Authors: Johnny B. Truant
Tony sighed, then bent the fiber-optic lens down so that he could get at the wall behind it. He pulled a small hand drill from the bottom of his tackle box and went to work.
After Tony had gone, the Anarchist turned to Tracy and asked, “What will you do when this is all over?”
Tracy shrugged. “Probably write theoretical physics textbooks. Maybe you’ve read my treatise: ‘The Meaning of Life and the Fact That I Know Everything.’”
The Anarchist snorted a laugh. Tracy had been craning over his shoulder for the past year as the Anarchist did his homework during lulls. Tracy would usually scribble something completely incomprehensible on a scrap of paper and shove it forward with authority, declare it to be the answer, and say, “You’re welcome.”
“Seriously,” said the Anarchist.
“Why are you thinking about it ending?”
“Everything ends.”
“Not yet, though,” said Tracy.
“Everything ends.”
Tracy had recently cut his pony-tail-length hair to a medium shag and had grown a goatee, which he began scratching. This was more than just a random question. There was something in the Anarchist’s eyes today that hadn’t been there yesterday.
“Where is this coming from?” Tracy asked. “With things getting better in here every day, why are you already obsessing over the end instead of enjoying it?”
The Anarchist sighed. “You know how I’m going to grad school after I graduate in the spring?”
Tracy nodded.
“Well, I went up for a visit yesterday, all the way up to Cleveland. To look around, sort of interview, stuff like that. I still need to fill out an application, but it’s just a formality for their fellowship department. It’s not to see if I get in. I’m in. They paid for my trip. They bought me lunch at a nice restaurant. The place recruits, like OSU recruits football players, and they want me.”
“Congratulations.”
“Thanks. But the thing is, I don’t know if I want to go anymore.”

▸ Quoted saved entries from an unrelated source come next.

# chg60/phamclust

Measured on AMD Instinct MI355X. Metric: genome-pairs/sec, higher is better.
Workload: dtype int32; 1 GPU; synth(5000,5000) -m peq: full N x N distance-matrix fill; `value` = fills with the genomes resident in HBM and the matrix left in HBM (upload and D2H excluded: see value_wall); n_genomes=5000, n_phams=5000, metric_selector=peq, genome_pairs=12497500, n_genes=531832, n_residues=111773410, parallelism=static pair shard over 1 GPU(s)

## Files before the change

### phamclust_amd/csrc/pc_align.hip

```cpp
#include <numeric>

#include "pc_host.h"

static int small_launch_min() {
    static const int v = [] { const char* e = getenv("PC_SMALL_LAUNCH_MIN"); const int x = e ? atoi(e) : 0; return x > 0 ? x : 192; }();
    return v;
}
static int run_align_classes(pc_ctx* c, const PcTask* task_list, const uint32_t* task_begin , const int32_t* cls_max_lb,
                             uint2* res, hipStream_t st, pc_stats* stats, int ppos) {
    const int nbase = c->ncls_all;
    struct Launch { uint32_t begin, end; int base, mode, max_lb; };
    std::vector<Launch> launches;
    for (int b = 0; b < nbase; ++b) {
        const uint32_t* tb = task_begin + (size_t)b * PC_WAVE_MODES;
        if (tb[PC_WAVE_MODES] == tb[0]) continue;
        const uint32_t n0 = tb[1] - tb[0], n1 = tb[2] - tb[1], n2 = tb[3] - tb[2];
        const int bv = pc_class_variant(b);
        const uint32_t least = (bv >= 0 && pc_nw_variant_w(bv) >= 32) ? 1u : (uint32_t)small_launch_min();
        const bool own2 = n2 >= least, own1 = n1 + (own2 ? 0u : n2) >= least;
        uint32_t at = tb[0];
        const int max_lb = cls_max_lb[b * PC_WAVE_MODES];
        auto put = [&](uint32_t n, int mode) { if (n) launches.push_back({at, at + n, b, mode, max_lb}); at += n; };
        if (own1) { put(n0, PC_MODE_CLASS); put(n1 + (own2 ? 0u : n2), n1 ? PC_MODE_TWO_WAVES : PC_MODE_ONE_WAVE); }
        else put(n0 + n1 + (own2 ? 0u : n2), n0 ? PC_MODE_CLASS : n1 ? PC_MODE_TWO_WAVES : PC_MODE_ONE_WAVE);
// ... 544 lines not shown
        local.n_chunks = 1;
        *stats = local;
    }
    return PC_OK;
}

extern "C" int pc_reduce_dev(pc_ctx* c, int metric, int as_distance, const void* res_dev, void* out_condensed_dev, void* stream) {
    if (!c || !c->uploaded || !c->plan.valid) { pc_set_error("pc_reduce_dev: pc_plan_dev first"); return PC_ERR_STATE; }
    if (!c->plan.whole) { pc_set_error("pc_reduce_dev: the plan in the context is not a whole-matrix plan of an unsharded context (pc_plan_dev)"); return PC_ERR_STATE; }
    if (metric == PC_AAI_PPOS) metric = PC_AAI;
    if (metric != PC_AAI && metric != PC_PEQ) { pc_set_error("pc_reduce_dev: metric %d", metric); return PC_ERR_ARG; }
    if (!out_condensed_dev || (!res_dev && c->plan.n_distinct > 0)) { pc_set_error("pc_reduce_dev: NULL argument"); return PC_ERR_ARG; }
    PC_ON_DEVICE(c);
    hipStream_t st = (hipStream_t)stream;
    int rc = wait_last_work(c, st, true); if (rc != PC_OK) return rc;
    rc = stage_reduce(c, metric, as_distance, (const uint2*)res_dev, (double*)out_condensed_dev, st);
    int rc2 = mark_work(c, st);
    return rc != PC_OK ? abi_rc(rc) : rc2;
}

extern "C" int pc_align_pairs(pc_ctx* c, const int32_t* a_gene, const int32_t* b_gene, int64_t n, int variant,
                              int32_t* n_ident, int32_t* n_diag) {
    if (!c || !c->uploaded) { pc_set_error("pc_align_pairs: upload first"); return PC_ERR_STATE; }
    if (n < 0 || (n > 0 && (!a_gene || !b_gene || !n_ident || !n_diag))) { pc_set_error("pc_align_pairs: NULL argument"); return PC_ERR_ARG; }
    if (n == 0) return PC_OK;
    if (n >= 0x7fffffffLL) { pc_set_error("pc_align_pairs: too many pairs"); return PC_ERR_LIMIT; }
    if (!c->residues_ready) { pc_set_error("pc_align_pairs: the residues are not on the device (pc_upload_residues)"); return PC_ERR_STATE; }
    PC_ON_DEVICE(c);
    int rc = wait_last_work(c, nullptr, false); if (rc != PC_OK) return rc;
    c->plan.valid = false;
    const int G = c->dev.G;
    const int nvar = pc_nw_num_variants();
    int forced = -2;
    if (variant < 0) forced = -1;
    else if (variant > 0) {
        for (int v = 0; v < nvar; ++v) if (pc_nw_variant_w(v) == variant) forced = v;
        if (forced == -2) { pc_set_error("pc_align_pairs: no systolic variant with %d columns per lane", variant); return PC_ERR_ARG; }
    }
    std::vector<int> cls(n);
    std::vector<int32_t> sums(n);
    for (int64_t k = 0; k < n; ++k) {
        if (a_gene[k] < 0 || a_gene[k] >= G || b_gene[k] < 0 || b_gene[k] >= G) { pc_set_error("pc_align_pairs: gene index out of range at %lld", (long long)k); return PC_ERR_ARG; }
        const int la = c->h_gene_len[a_gene[k]], lb = c->h_gene_len[b_gene[k]];
        if (la == 0 || lb == 0) { pc_set_error("pc_align_pairs: empty translation at %lld", (long long)k); return PC_ERR_DATA; }
        int v = forced == -2 ? pc_nw_choose_variant(lb) : forced;
        if (v >= 0 && lb > 64 * pc_nw_variant_w(v) && pc_nw_variant_w(v) < 32) { pc_set_error("pc_align_pairs: column gene of %d residues does not fit variant w=%d (strip-mined passes exist for w = 32, 48, 64)", lb, pc_nw_variant_w(v)); return PC_ERR_ARG; }
        cls[k] = pc_class_of(lb, v, c->h_gene_odd[b_gene[k]] != 0);
        sums[k] = la + lb;
    }
    std::vector<int64_t> order(n);
    std::iota(order.begin(), order.end(), 0);
    std::sort(order.begin(), order.end(), [&](int64_t x, int64_t y) {
        if (cls[x] != cls[y]) return cls[x] < cls[y];
        if (b_gene[x] != b_gene[y]) return b_gene[x] < b_gene[y];
        return x < y;
    });
    std::vector<int32_t> rows(n); std::vector<uint32_t> dest(n); std::vector<PcTask> tasks;
    const int nlc = pc_num_classes() * PC_WAVE_MODES;
    std::vector<uint32_t> cls_task_begin(nlc + 1, 0);
    std::vector<int> cls_maxlb(nlc, 0);
    {
        for (int64_t i = 0; i < n;) {
            const int64_t k = order[i];
            int64_t j = i;
            while (j < n && cls[order[j]] == cls[k] && b_gene[order[j]] == b_gene[k]) ++j;
            const int lb = c->h_gene_len[b_gene[k]];
            const bool odd = c->h_gene_odd[b_gene[k]] != 0;
            const PcBucketCut cut = pc_bucket_cut(lb, j - i, cls[k], odd, forced == -2);
            const int per = cut.per, rem_cls = cut.rem_base;
            const int64_t jmain = i + cut.n_main;
            auto put = [&](int64_t r0, int64_t r1, int base) {
                PcTask t; t.gene = b_gene[k]; t.begin = (int32_t)r0; t.end = (int32_t)r1;
                t.pad = pc_task_launch_class(lb, (int)(r1 - r0), base, forced == -2);
                cls_maxlb[t.pad] = std::max(cls_maxlb[t.pad], lb);
                tasks.push_back(t);
            };
            for (int64_t r = i; r < jmain; r += per) put(r, std::min<int64_t>(jmain, r + per), cls[k]);
            if (rem_cls >= 0) put(jmain, j, rem_cls);
            for (int64_t r = i; r < j; ++r) { rows[r] = a_gene[order[r]]; dest[r] = (uint32_t)order[r]; }
            i = j;
        }
        std::stable_sort(tasks.begin(), tasks.end(), [&](const PcTask& x, const PcTask& y) {
            if (x.pad != y.pad) return x.pad < y.pad;
            const int64_t wx = (int64_t)(x.end - x.begin) * c->h_gene_len[x.gene], wy = (int64_t)(y.end - y.begin) * c->h_gene_len[y.gene];
            return wx > wy;
        });
        size_t at = 0;
        for (int lc = 0; lc <= nlc; ++lc) { while (at < tasks.size() && tasks[at].pad < lc) ++at; cls_task_begin[lc] = (uint32_t)at; }
    }
    DevBuf d_sums, d_ident, d_diag;
    hipStream_t st = c->stream;
    if ((rc = upload_vec(c->b_bucket_row, rows)) || (rc = upload_vec(c->b_bucket_dest, dest)) || (rc = upload_vec(c->b_tasks, tasks)) ||
        (rc = c->b_res.ensure(n * 8)) || (rc = upload_vec(d_sums, sums)) || (rc = d_ident.ensure(n * 4)) || (rc = d_diag.ensure(n * 4))) return abi_rc(rc);
    (void)hipEventRecord(c->ev[1], st);
    for (int lc = 0; lc < nlc; ++lc) {
        const int nt = (int)(cls_task_begin[lc + 1] - cls_task_begin[lc]);
        if (nt <= 0) continue;
        void* scratch = nullptr; size_t sbytes = 0;
        const int base = lc / PC_WAVE_MODES, v = pc_class_variant(base);
        if (v < 0 || pc_launch_is_strip(v, cls_maxlb[lc], lc % PC_WAVE_MODES, 0)) {
            sbytes = v < 0 ? pc_nw_fallback_scratch_bytes(cls_maxlb[lc]) : pc_nw_strip_scratch_bytes(c->max_gene_len, c->n_cu);
            if ((rc = c->b_scratch.ensure(sbytes))) return abi_rc(rc);
            scratch = c->b_scratch.p; sbytes = c->b_scratch.cap;
        }
        rc = pc_launch_nw(v, c->dev, c->b_tasks.as<PcTask>() + cls_task_begin[lc], nt, c->b_bucket_row.as<int32_t>(),
                          c->b_bucket_dest.as<uint32_t>(), c->b_res.as<uint2>(), scratch, sbytes, cls_maxlb[lc], 0, c->tie_rule, pc_class_compare_only(base), st,
// ... 15 lines not shown
```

This was surprising. Through the spring and summer, it seemed like all the Anarchist could talk about was how eager he was to get away from the shitty academic environment here. He said that OSU had a firmly established pecking order: sports came first, politics came second, and education came a distant third. And that just as high school basketball coaches get a nothing teaching job like typing or gym to legitimize their status as school coaches, OSU offered classes so that it could legitimize its college football team and collegiate social agenda. The Anarchist had been bitching about how he was tired of being third-tier, and kept saying that he was dying to get the respect that legend said some institutions actually gave to adults who wanted to do something with their lives.
“Really,” said Tracy. “Why?”
“It just suddenly all seems so... boring,” he said. “Nice people up there, but... “ He shook his head. “I don’t know.”
Tracy wasn’t sure what his role was supposed to be. He was the Anarchist’s friend, but they didn’t exactly spend long candlelit evenings discussing their feelings.
“So... what? You’re not going?”
“I think I
have
to go. It’s what I’ve planned to do since junior high school. What else am I trained for?”
Tracy’s major was English. He wrote poetry and short stories and said he’d “probably get a job with a magazine or something.” The fact that he seemed to have no definite, specific aims was incomprehensible to the Anarchist. What if Tracy couldn’t find a job? Creative fields were so risky and unsure. Shouldn’t he be making connections now, figuring out what those “magazine or something” jobs paid, and if they’d be hiring in a few years? But really, it probably didn’t matter. English was a soft major. You got a degree in English, psychology, or philosophy, and you ended up being an office worker or a truck driver. It wasn’t a major people actually ended up doing anything with. That’s why the Anarchist had gone into science. Stuff you could measure, stuff that had real, legit, commercial applications.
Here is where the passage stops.